#### [Available data]
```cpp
template <int K>
__device__ __forceinline__ void hml_b_backward_maps(const float* __restrict__ rows, hml_model* __restrict__ mdl,
                                                           unsigned long long* __restrict__ smap,
                                                           unsigned long long* __restrict__ cmap, const hml_layout lay,
                                                           const float* __restrict__ entry, const float* __restrict__ exitv,
                                                           uint32_t* __restrict__ fail_list, int L,
                                                           const uint32_t* __restrict__ starts,
                                                           const hml_model* __restrict__ mdl_ro) {
    const uint32_t B = mdl_ro->B;
    const uint32_t nchunks = (B + HML_BWD_CHUNK - 1u) / HML_BWD_CHUNK;
    const int lane = threadIdx.x & 63;
    const uint32_t wave_global = (blockIdx.x * blockDim.x + threadIdx.x) >> 6;
    const uint32_t nwaves = (gridDim.x * blockDim.x) >> 6;
    const unsigned long long epoch = mdl_ro->epoch;
    const hml_key key = mdl_ro->key;
    const int W = (int)mdl_ro->fwd_W;
    __shared__ float sm_A[hml_amat<K>::LDS_FLOATS];
    hml_amat_fill<K>(sm_A, mdl_ro, (int)threadIdx.x, (int)blockDim.x);
    hml_bwd_ctx<K> bx;
    hml_bwd_ctx_load<K>(bx, mdl_ro, sm_A);
    const uint32_t C = (B + (uint32_t)L - 1u) / (uint32_t)L;
    for (uint32_t c = wave_global; c < nchunks; c += nwaves) {
        float r[K];
        hml_bwd_row_load<K>(rows, lay, c, lane, B, r, starts, bx);
        bool ok = true;
        {
            const uint32_t f0 = (c * HML_BWD_CHUNK) / (uint32_t)L;
            const uint32_t f1 = (c * HML_BWD_CHUNK + HML_BWD_CHUNK - 1u) / (uint32_t)L;
            const uint32_t f = f0 + (uint32_t)lane;
            if (f <= f1 && f < C && !hml_fwd_chunk_exact(f, L, W)) {
                uint32_t differ = 0u;
#pragma unroll
                for (int s = 0; s < K; ++s) differ |= hml_f2u(entry[(uint64_t)f * K + s]) ^ hml_f2u(exitv[(uint64_t)(f - 1) * K + s]);
                ok = differ == 0u;
            }
        }
        if (__ballot(!ok) != 0ull) {
            if (lane == 0) fail_list[atomicAdd(&mdl->fwd_mismatch, 1u)] = c;
            continue;
        }
        hml_bwd_chunk_maps<K>(r, mdl, bx, smap, cmap, c, lane, B, epoch, key);
    }
}
template <int K>
HML_KERNEL __launch_bounds__(256) void hml_k_backward_maps(const float* __restrict__ rows, hml_model* __restrict__ mdl,
                                                           unsigned long long* __restrict__ smap,
                                                           unsigned long long* __restrict__ cmap, const hml_layout lay,
                                                           const float* __restrict__ entry, const float* __restrict__ exitv,
                                                           uint32_t* __restrict__ fail_list, int L,
                                                           const uint32_t* __restrict__ starts,
                                                           const hml_model* __restrict__ mdl_ro) {
    hml_b_backward_maps<K>(rows, mdl, smap, cmap, lay, entry, exitv, fail_list, L, starts, mdl_ro);
}


template <int K>
__device__ __forceinline__ unsigned long long hml_bwd_row_map(const float (&r)[K], hml_model* __restrict__ mdl, const hml_bwd_ctx<K>& bx,
                                                              uint32_t t, uint32_t B, double u) {
    if (t > B) return HML_MAP_IDENTITY;
    unsigned long long map = 0ull;
#pragma unroll
    for (int i = 0; i < K; ++i)
        if (r[i] < 0.0f) hml_raise(mdl, HML_DEVERR_NEG_BACKWARD, r[i]);
    if (t == B) {
        const unsigned long long st = (unsigned long long)hml_categorical_k<K>(r, u);
#pragma unroll
        for (int x = 0; x < K; ++x) map |= st << (4 * x);
    } else {
#pragma unroll
        for (int x = 0; x < K; ++x) {
            float w[K];
#pragma unroll
            for (int i = 0; i < K; ++i) w[i] = r[i] * bx.A[i * K + x];
            map |= (unsigned long long)hml_categorical_k<K>(w, u) << (4 * x);
        }
    }
    return map;
}
template <int K>
__device__ __forceinline__ void hml_bwd_row_load_t(const float* __restrict__ rows, const hml_layout lay, uint32_t t, uint32_t B, float (&r)[K],
                                                   const uint32_t* __restrict__ starts, const hml_bwd_ctx<K>& bx) {
    uint32_t st = 0u, en = 1u;
    if (starts && t < B) { st = starts[t - 1u]; en = starts[t]; }
#pragma unroll
    for (int i = 0; i < K; ++i) r[i] = (t <= B) ? rows[hml_bk(lay, t - 1u, K, i)] : 0.0f;
    if (starts && t < B && bx.self) {
        const float N = (float)(en - st);
#pragma unroll
        for (int i = 0; i < K; ++i) r[i] = r[i] * hml_expf((N - 1.0f) * bx.logA[i]);
    }
}
template <int K>
__device__ __forceinline__ void hml_b_backward_maps2(const float* __restrict__ rows, hml_model* __restrict__ mdl,
                                                            unsigned long long* __restrict__ smap,
                                                            unsigned long long* __restrict__ cmap, const hml_layout lay,
                                                            const float* __restrict__ entry, const float* __restrict__ exitv,
                                                            uint32_t* __restrict__ fail_list, int L,
                                                            const uint32_t* __restrict__ starts,
                                                            const hml_model* __restrict__ mdl_ro) {
    const uint32_t B = mdl_ro->B;
    const uint32_t nchunks = (B + HML_BWD_CHUNK - 1u) / HML_BWD_CHUNK;
    const uint32_t npairs = (nchunks + 1u) / 2u;
    const int lane = threadIdx.x & 63, li = lane & 31, half = lane >> 5;
    const uint32_t wave_global = (blockIdx.x * blockDim.x + threadIdx.x) >> 6;
    const uint32_t nwaves = (gridDim.x * blockDim.x) >> 6;
    const unsigned long long epoch = mdl_ro->epoch;
    const hml_key key = mdl_ro->key;
    const int W = (int)mdl_ro->fwd_W;
    __shared__ float sm_A[hml_amat<K>::LDS_FLOATS];
    hml_amat_fill<K>(sm_A, mdl_ro, (int)threadIdx.x, (int)blockDim.x);
    hml_bwd_ctx<K> bx;
    hml_bwd_ctx_load<K>(bx, mdl_ro, sm_A);
    const uint32_t C = (B + (uint32_t)L - 1u) / (uint32_t)L;
    for (uint32_t pw = wave_global; pw < npairs; pw += nwaves) {
        const uint32_t c = 2u * pw + (uint32_t)half;
        const uint32_t t0 = c * HML_BWD_CHUNK + 2u * (uint32_t)li + 1u;
        float r0[K], r1[K];
        hml_bwd_row_load_t<K>(rows, lay, t0, B, r0, starts, bx);
        hml_bwd_row_load_t<K>(rows, lay, t0 + 1u, B, r1, starts, bx);
        bool ok = true;
        if (c < nchunks) {
            const uint32_t f0 = (c * HML_BWD_CHUNK) / (uint32_t)L;
            const uint32_t f1 = (c * HML_BWD_CHUNK + HML_BWD_CHUNK - 1u) / (uint32_t)L;
            for (uint32_t f = f0 + (uint32_t)li; f <= f1 && f < C; f += 32u) {
                if (hml_fwd_chunk_exact(f, L, W)) continue;
                uint32_t differ = 0u;
#pragma unroll
                for (int s = 0; s < K; ++s) differ |= hml_f2u(entry[(uint64_t)f * K + s]) ^ hml_f2u(exitv[(uint64_t)(f - 1) * K + s]);
                ok = ok && differ == 0u;
            }
        }
        const unsigned long long failed = __ballot(!ok);
        const bool my_fail = (half ? (failed >> 32) : (failed & 0xffffffffull)) != 0ull;
        if (my_fail && li == 0 && c < nchunks) fail_list[atomicAdd(&mdl->fwd_mismatch, 1u)] = c;
        if ((failed & 0xffffffffull) != 0ull && (failed >> 32) != 0ull) continue;
        double u0, u1;
        hml_cat_uniform_pair(key, epoch, (t0 - 1u) >> 1, u0, u1);
        const bool live = !my_fail && c < nchunks;
        const unsigned long long m0 = live ? hml_bwd_row_map<K>(r0, mdl, bx, t0, B, u0) : HML_MAP_IDENTITY;
        const unsigned long long m1 = live ? hml_bwd_row_map<K>(r1, mdl, bx, t0 + 1u, B, u1) : HML_MAP_IDENTITY;
        unsigned long long P = hml_map_compose<K>(m0, m1);
#pragma unroll
        for (int d = 1; d < 32; d <<= 1) {
            unsigned long long o = hml_shfl_down_u64(P, d);
            if (li + d >= 32) o = HML_MAP_IDENTITY;
            P = hml_map_compose<K>(P, o);
        }
        unsigned long long later = hml_shfl_down_u64(P, 1);
        if (li == 31) later = HML_MAP_IDENTITY;
        if (live) {
            if (t0 <= B) smap[t0] = P;
            if (t0 + 1u <= B) smap[t0 + 1u] = hml_map_compose<K>(m1, later);
            if (li == 0) cmap[c] = P;
        }
    }
}

template <int K>
__device__ __forceinline__ void hml_b_backward_chain(unsigned long long* __restrict__ cmap, hml_model* __restrict__ mdl,
                                                             uint8_t* __restrict__ entry_state, const float* __restrict__ em,
                                                             const float* __restrict__ gsc, float* __restrict__ rows,
                                                             float* __restrict__ aprobe, float* __restrict__ entry,
                                                             float* __restrict__ exitv, uint32_t* __restrict__ fb_count,
                                                             const uint32_t* __restrict__ fail_list, uint32_t* __restrict__ touched,
                                                             unsigned long long* __restrict__ smap, int L, const hml_layout lay,
                                                             int mode, int super_level, const uint32_t* __restrict__ starts) {
    __shared__ unsigned long long P[1024];
    __shared__ hml_repair_lds sh;
    const uint32_t B = mdl->B;
    const uint32_t NCb = (B + HML_BWD_CHUNK - 1u) / HML_BWD_CHUNK;
    const uint32_t NC = super_level ? (NCb + 63u) / 64u : NCb;
    const int tid = threadIdx.x;
    const uint32_t n_fail = (mode & 1) ? mdl->fwd_mismatch : 0u;
    if (n_fail != 0u) {
        const unsigned long long epoch = mdl->epoch;
        const uint32_t gen = (uint32_t)epoch + 1u;
        const hml_key key = mdl->key;
        __shared__ float sm_A[hml_amat<K>::LDS_FLOATS];
        hml_amat_fill<K>(sm_A, mdl, tid, 1024);
        hml_fwd_repair<K>(em, gsc, mdl, rows, aprobe, entry, exitv, fb_count, fail_list, n_fail, touched, gen, L, lay, sh, sm_A);
        const int lane = tid & 63, wave = tid >> 6;
        hml_bwd_ctx<K> bx;
        hml_bwd_ctx_load<K>(bx, mdl, sm_A);
        auto redo = [&](uint32_t c) {
            float r[K];
            hml_bwd_row_load<K>(rows, lay, c, lane, B, r, starts, bx);
            hml_bwd_chunk_maps<K>(r, mdl, bx, smap, cmap, c, lane, B, epoch, key);
        };
        for (uint32_t i = (uint32_t)wave; i < n_fail; i += 16u) redo(fail_list[i]);
        const uint32_t n_touched = sh.tcount;
        if (n_touched <= (uint32_t)HML_REPAIR_TOUCHED_CAP) {
            for (uint32_t i = (uint32_t)wave; i < n_touched; i += 16u) redo(sh.tlist[i]);
        } else {
            for (uint32_t c0 = (uint32_t)wave * 64u; c0 < NCb; c0 += 16u * 64u) {
                const uint32_t c = c0 + (uint32_t)lane;
                unsigned long long todo = __ballot(c < NCb && hml_ld_u32_coherent(touched + c) == gen);
                while (todo) {
                    const int j = __ffsll((long long)todo) - 1;
                    todo &= todo - 1ull;
                    redo(c0 + (uint32_t)j);
                }
            }
        }
        __threadfence_block();
        __syncthreads();
        if (tid == 0) mdl->fwd_mismatch = 0u;
    }
    if (!(mode & 2)) return;
    const uint32_t per = (NC + 1023u) / 1024u;
    const uint32_t a = (uint32_t)tid * per < NC ? (uint32_t)tid * per : NC;
    const uint32_t b = (a + per < NC) ? a + per : NC;
    const int lane = tid & 63, wave = tid >> 6;
    constexpr int CACHED = 4;
    unsigned long long mine[CACHED];
    unsigned long long prod = HML_MAP_IDENTITY;
    if (per <= (uint32_t)CACHED) {
#pragma unroll
        for (int j = 0; j < CACHED; ++j) mine[j] = (a + (uint32_t)j < b) ? cmap[a + (uint32_t)j] : HML_MAP_IDENTITY;
#pragma unroll
        for (int j = CACHED - 1; j >= 0; --j) prod = hml_map_compose<K>(mine[j], prod);
    } else {
        for (uint32_t c = b; c > a; --c) prod = hml_map_compose<K>(cmap[c - 1], prod);
    }
    unsigned long long S = prod;
#pragma unroll
    for (int d = 1; d < 64; d <<= 1) {
        unsigned long long o = hml_shfl_down_u64(S, d);
        if (lane + d >= 64) o = HML_MAP_IDENTITY;
        S = hml_map_compose<K>(S, o);
    }
    if (lane == 0) P[wave] = S;
    __syncthreads();
    if (tid < 64) {
        unsigned long long w = (tid < 16) ? P[tid] : HML_MAP_IDENTITY;
#pragma unroll
        for (int d = 1; d < 16; d <<= 1) {
            unsigned long long o = hml_shfl_down_u64(w, d);
            if (tid + d >= 16) o = HML_MAP_IDENTITY;
            w = hml_map_compose<K>(w, o);
        }
        if (tid < 16) P[16 + tid] = w;
    }
    __syncthreads();
    const unsigned long long after_wave = (wave < 15) ? P[16 + wave + 1] : HML_MAP_IDENTITY;
    unsigned long long next_S = hml_shfl_down_u64(S, 1);
    const unsigned long long later = (lane < 63) ? hml_map_compose<K>(next_S, after_wave) : after_wave;
    if (a >= b) return;
    unsigned x = (unsigned)(later & 15ull);
    if (per <= (uint32_t)CACHED) {
#pragma unroll
        for (int j = CACHED - 1; j >= 0; --j) {
            if (a + (uint32_t)j < b) {
                entry_state[a + (uint32_t)j] = (uint8_t)x;
                x = (unsigned)(mine[j] >> (4 * x)) & 15u;
            }
        }
    } else {
        for (uint32_t c = b; c > a; --c) {
            entry_state[c - 1] = (uint8_t)x;
            x = (unsigned)(cmap[c - 1] >> (4 * x)) & 15u;
        }
    }
}
template <int K>
HML_KERNEL __launch_bounds__(1024) void hml_k_backward_chain(unsigned long long* __restrict__ cmap, hml_model* __restrict__ mdl,
// ... 405 lines not shown
```

hammlet_amd/csrc/hml_k_blocks_fused.h:

```cpp
#ifndef HML_K_BLOCKS_FUSED_H
#define HML_K_BLOCKS_FUSED_H

#include "hml_k_blocks.h"
#include "hml_k_forward.h"

#define HML_FUSED_WAVES 8
#define HML_FUSED_WAVE_BATCH (HML_SUM_SPANS * HML_SPAN)
#define HML_FUSED_SUB_POSITIONS (HML_FUSED_WAVES * HML_FUSED_WAVE_BATCH)
#define HML_FUSED_MAX_SUB 4
#define HML_FUSED_POS_BITS 19
#define HML_FUSED_GEN_MASK ((1u << (64 - 2 * HML_FUSED_POS_BITS - 1)) - 1u)
#define HML_FUSED_WAVE_LIST 256
__device__ __forceinline__ unsigned long long hml_group_word(uint32_t gen, uint32_t total, uint32_t last_rel) {
    return ((unsigned long long)(gen & HML_FUSED_GEN_MASK) << (2 * HML_FUSED_POS_BITS + 1)) |
           ((unsigned long long)total << HML_FUSED_POS_BITS) | (unsigned long long)last_rel;
}
__device__ __forceinline__ uint32_t hml_fused_generation(const hml_model* mdl) { return ((uint32_t)mdl->epoch + 1u) & HML_FUSED_GEN_MASK; }

__device__ __forceinline__ unsigned long long hml_fused_tile_word(const uint8_t* __restrict__ summary, const float* __restrict__ w, uint32_t T,
                                                               float thr, int32_t base, uint32_t tile, uint32_t n_sub, uint32_t gen) {
    const uint32_t n_spans = (uint32_t)(((uint64_t)T + HML_SPAN - 1) / HML_SPAN);
    const uint32_t kthr = (thr != thr) ? 0u : hml_weight_key(thr, base);
    const uint32_t first_span = tile * (uint32_t)HML_FUSED_WAVES * n_sub * HML_SUM_SPANS;
    const uint32_t spans = (uint32_t)HML_FUSED_WAVES * n_sub * HML_SUM_SPANS;
    uint32_t total = 0u, last1 = 0u;
    for (uint32_t s = 0; s < spans && first_span + s < n_spans; ++s) {
        const uint32_t span = first_span + s;
        for (uint32_t g = 0; g < 256u; ++g) {
            const uint32_t key = summary[(uint64_t)span * 256u + (uint64_t)(g & 63u) * 4u + (g >> 6)];
            const bool origin = (span == 0u && g == 0u);
            if (key < kthr && !origin) continue;
            uint32_t m16 = hml_group_mask16(w, (uint64_t)span * HML_SPAN + (uint64_t)g * 16u, T, thr);
            if (origin) m16 |= 1u;
            if (m16) {
                total += (uint32_t)__popc(m16);
                last1 = s * HML_SPAN + g * 16u + (31u - (uint32_t)__clz((int)m16)) + 1u;
            }
        }
    }
    return hml_group_word(gen, total, last1 ? last1 - 1u : 0u);
}
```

#### [Task to complete]
Where does "nchunks" appear in the records above? Copy each line that holds it.

#### [Task solution]
    const uint32_t nchunks = (B + HML_BWD_CHUNK - 1u) / HML_BWD_CHUNK;
    for (uint32_t c = wave_global; c < nchunks; c += nwaves) {
    const uint32_t nchunks = (B + HML_BWD_CHUNK - 1u) / HML_BWD_CHUNK;
    const uint32_t npairs = (nchunks + 1u) / 2u;
        if (c < nchunks) {
        if (my_fail && li == 0 && c < nchunks) fail_list[atomicAdd(&mdl->fwd_mismatch, 1u)] = c;
        const bool live = !my_fail && c < nchunks;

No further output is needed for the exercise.